Embeddings, Vectors & High-Dimensional Latent Spaces
Understanding the basic concepts of Machine Learning.
Mar 11, 2025
Embeddings
Imagine you have a bunch of toys, like metallic cars and teddies. How do you identify if a toy is a metal car or a teddy? Let's walk through the process together.
1. Identify what makes each object different or similar.
đźš— For a car: speed, number of wheels, engine, hard exterior, etc.
🧸 For a teddy: softness, cuddly texture, no wheels, generally no engine, etc.
2. Turn these traits into a corresponding number.
For instance, we could have a speed trait measured on a scale of 0 (slow) to 10 (fast). A car might have 8 for speed, while a teddy might have 0. Another trait could be hardness. A car might get 9, while a teddy might get 1.
Here's a table representing this.
Object | Speed | Hardness | Cuddly | Has Wheels |
---|---|---|---|---|
Car | 8 | 9 | 0 | 1 |
Teddy | 0 | 1 | 9 | 0 |
Bicycle | 3 | 4 | 0 | 1 |
Phone | 0 | 6 | 0 | 0 |
In case you are wondering, why numbers? We turn traits into numbers to give computers a way to compare them. Computers are good at numerical operations, so we give them numerical values. When each trait is assigned a number, a computer can quickly check which ones are close (similar) or far apart (different). This is how it figures out that two teddies are more alike (both have high “cuddly” numbers) compared to a car, which has high “speed” and "hardness" numbers.

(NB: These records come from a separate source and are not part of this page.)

-                        split2_f16(cr * cs + ci * sn, ci * cs - cr * sn, vh, vl, ws.neg_one);
-                        const unsigned hb = __builtin_bit_cast(unsigned, vh), lb = __builtin_bit_cast(unsigned, vl);
-                        const h2 reh = __builtin_bit_cast(h2, hb ^ 0x80000000u), rel = __builtin_bit_cast(h2, lb ^ 0x80000000u);
-                        const h2 imh = __builtin_bit_cast(h2, __builtin_amdgcn_alignbit(hb, hb, 16));
-                        const h2 iml = __builtin_bit_cast(h2, __builtin_amdgcn_alignbit(lb, lb, 16));
+                        h2 reh, rel, imh, iml;
+                        b_prime(8 * st + 4 * hh + jj, reh, rel, imh, iml);
                         rh[2 * jj] = reh[0]; rh[2 * jj + 1] = reh[1]; rl[2 * jj] = rel[0]; rl[2 * jj + 1] = rel[1];
                         ih[2 * jj] = imh[0]; ih[2 * jj + 1] = imh[1]; il[2 * jj] = iml[0]; il[2 * jj + 1] = iml[1];
                     }
@@ -163,46 +236,36 @@
                 if (active) {
                     for (int j = grp; j < BP_CHUNK && c0 + j < nwide; j += ngrp) {
                         const h8* slot = reinterpret_cast<const h8*>(bbuf + (size_t)(buf * BP_CHUNK + j) * BP_SLOT);
-                        f16v are, aim;
-#pragma unroll
-                        for (int i = 0; i < 16; ++i) { are[i] = 0.f; aim[i] = 0.f; }
-#pragma unroll
-                        for (int s = 0; s < 4; ++s) {
-                            if (8 * s < n_act) {
-                                const h8 rh = slot[(4 * s + 0) * 64 + lane], rl = slot[(4 * s + 1) * 64 + lane];
-                                const h8 ih = slot[(4 * s + 2) * 64 + lane], il = slot[(4 * s + 3) * 64 + lane];
-                                are = __builtin_amdgcn_mfma_f32_32x32x16_f16(Ah[s], rh, are, 0, 0, 0);
-                                aim = __builtin_amdgcn_mfma_f32_32x32x16_f16(Ah[s], ih, aim, 0, 0, 0);
-                                if (s >= nfull) continue;
-                                are = __builtin_amdgcn_mfma_f32_32x32x16_f16(Ah[s], rl, are, 0, 0, 0);
-                                aim = __builtin_amdgcn_mfma_f32_32x32x16_f16(Ah[s], il, aim, 0, 0, 0);
-                                are = __builtin_amdgcn_mfma_f32_32x32x16_f16(Al[s], rh, are, 0, 0, 0);
-                                aim = __builtin_amdgcn_mfma_f32_32x32x16_f16(Al[s], ih, aim, 0, 0, 0);
-                            }
+                        switch (tile_kind) {
+                            case 2: beam_tile_strip<1, false>(slot, lane, Ah, Al, rowsum); break;
+                            case 3: beam_tile_strip<1, true>(slot, lane, Ah, Al, rowsum); break;
+                            case 4: beam_tile_strip<2, false>(slot, lane, Ah, Al, rowsum); break;
+                            case 5: beam_tile_strip<2, true>(slot, lane, Ah, Al, rowsum); break;
+                            case 6: beam_tile_strip<3, false>(slot, lane, Ah, Al, rowsum); break;
+                            case 7: beam_tile_strip<3, true>(slot, lane, Ah, Al, rowsum); break;
+                            case 8: beam_tile_strip<4, false>(slot, lane, Ah, Al, rowsum); break;
+                            default: beam_tile_strip<4, true>(slot, lane, Ah, Al, rowsum); break;
                         }
-                        DMX_MFMA_RESULT_GUARD2(are, aim);
-#pragma unroll
-                        for (int i = 0; i < 8; ++i) {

3. Create a “feature list” (the embedding).
Imagine writing down these numbers in order for each object. For a Car, this could be similar to something below.
Speed | Hardness | Cuddly | Has Wheels | |
---|---|---|---|---|
Car | 8 | 9 | 0 | 1 |
If we preserve the ordering of the accounted properties across notations. [Speed | Hardness | Cuddly | Has Wheels] in the example above. we can represent a Car using a list notation such as [8,9,0,1]. If there is another toy having a similar list notation, let's say [3,9,0,1], then it may (or may not) be a Car. Just that, it seems to be a relatively slower Car.
That list of numbers is your "embedding". Embeddings are like giving each toy a special code that tells a computer what the toy is like. It helps the computer know which toys are similar (like two fast cars) and which are different (like a fast car and... a slow Teddy?).
Vectors
In our current context, a Vector is an ordered lists of numbers. Say [8,9,0,1] for a Car. A vector can represent just about anything—words, images, or objects—as long as we’ve decided how to break down that thing into numerical features. Just as we did with our toys while creating a feature list above.
High-Dimensional Latent Spaces
When you collect a lot of these vectors and imagine them all floating in a big “cloud,” you get a latent space. It’s called latent because it captures features that might not be directly visible or intuitive (like subtle similarities between different toys). And it’s often high-dimensional because we might track dozens or hundreds of features.
Putting it all together:
- An embedding represents what you want to describe as a vector of numbers.
- These vectors live in a high-dimensional latent space where distance and direction capture how similar or different the objects (or words, or images) are.
But what is the significance of having a High-Dimensional Latent Space?
A high-dimensional latent space gives a model. a richer, more nuanced way to represent objects, words, or any data. Here’s why that matters:
-
More Detail and Nuance
Each extra dimension can capture a different aspect of whatever is being modeled. For a product, they might be features like style, color, brand, etc. The higher the dimension, the more detail the model can encode. The more information it is considering while taking decisions. -
Flexible Similarity
In a high-dimensional space, two points (representing, say, two items) can be similar along one “axis” but differ along another. This lets the model understand that “car” and “truck” might be close in terms of “vehicle-ness” but differ in their size or capacity dimensions. -
Better Generalization
By capturing many properties, the model can adapt to new or complex tasks. Because it has a richer representation, it can, for instance, more easily compare items, group similar things together, or understand nuanced categories. -
Dimensionality Reduction
For us humans, it’s hard to directly view or interpret a high-dimensional space, we can use techniques like PCA or t-SNE to create a simpler, lower-dimensional “snapshot” for visualization—while still keeping the detailed internal representation for machine learning tasks.
In short, a high-dimensional latent space is powerful because it encodes a lot of information, letting models capture subtle relationships that would be lost in just one, two, or three dimensions.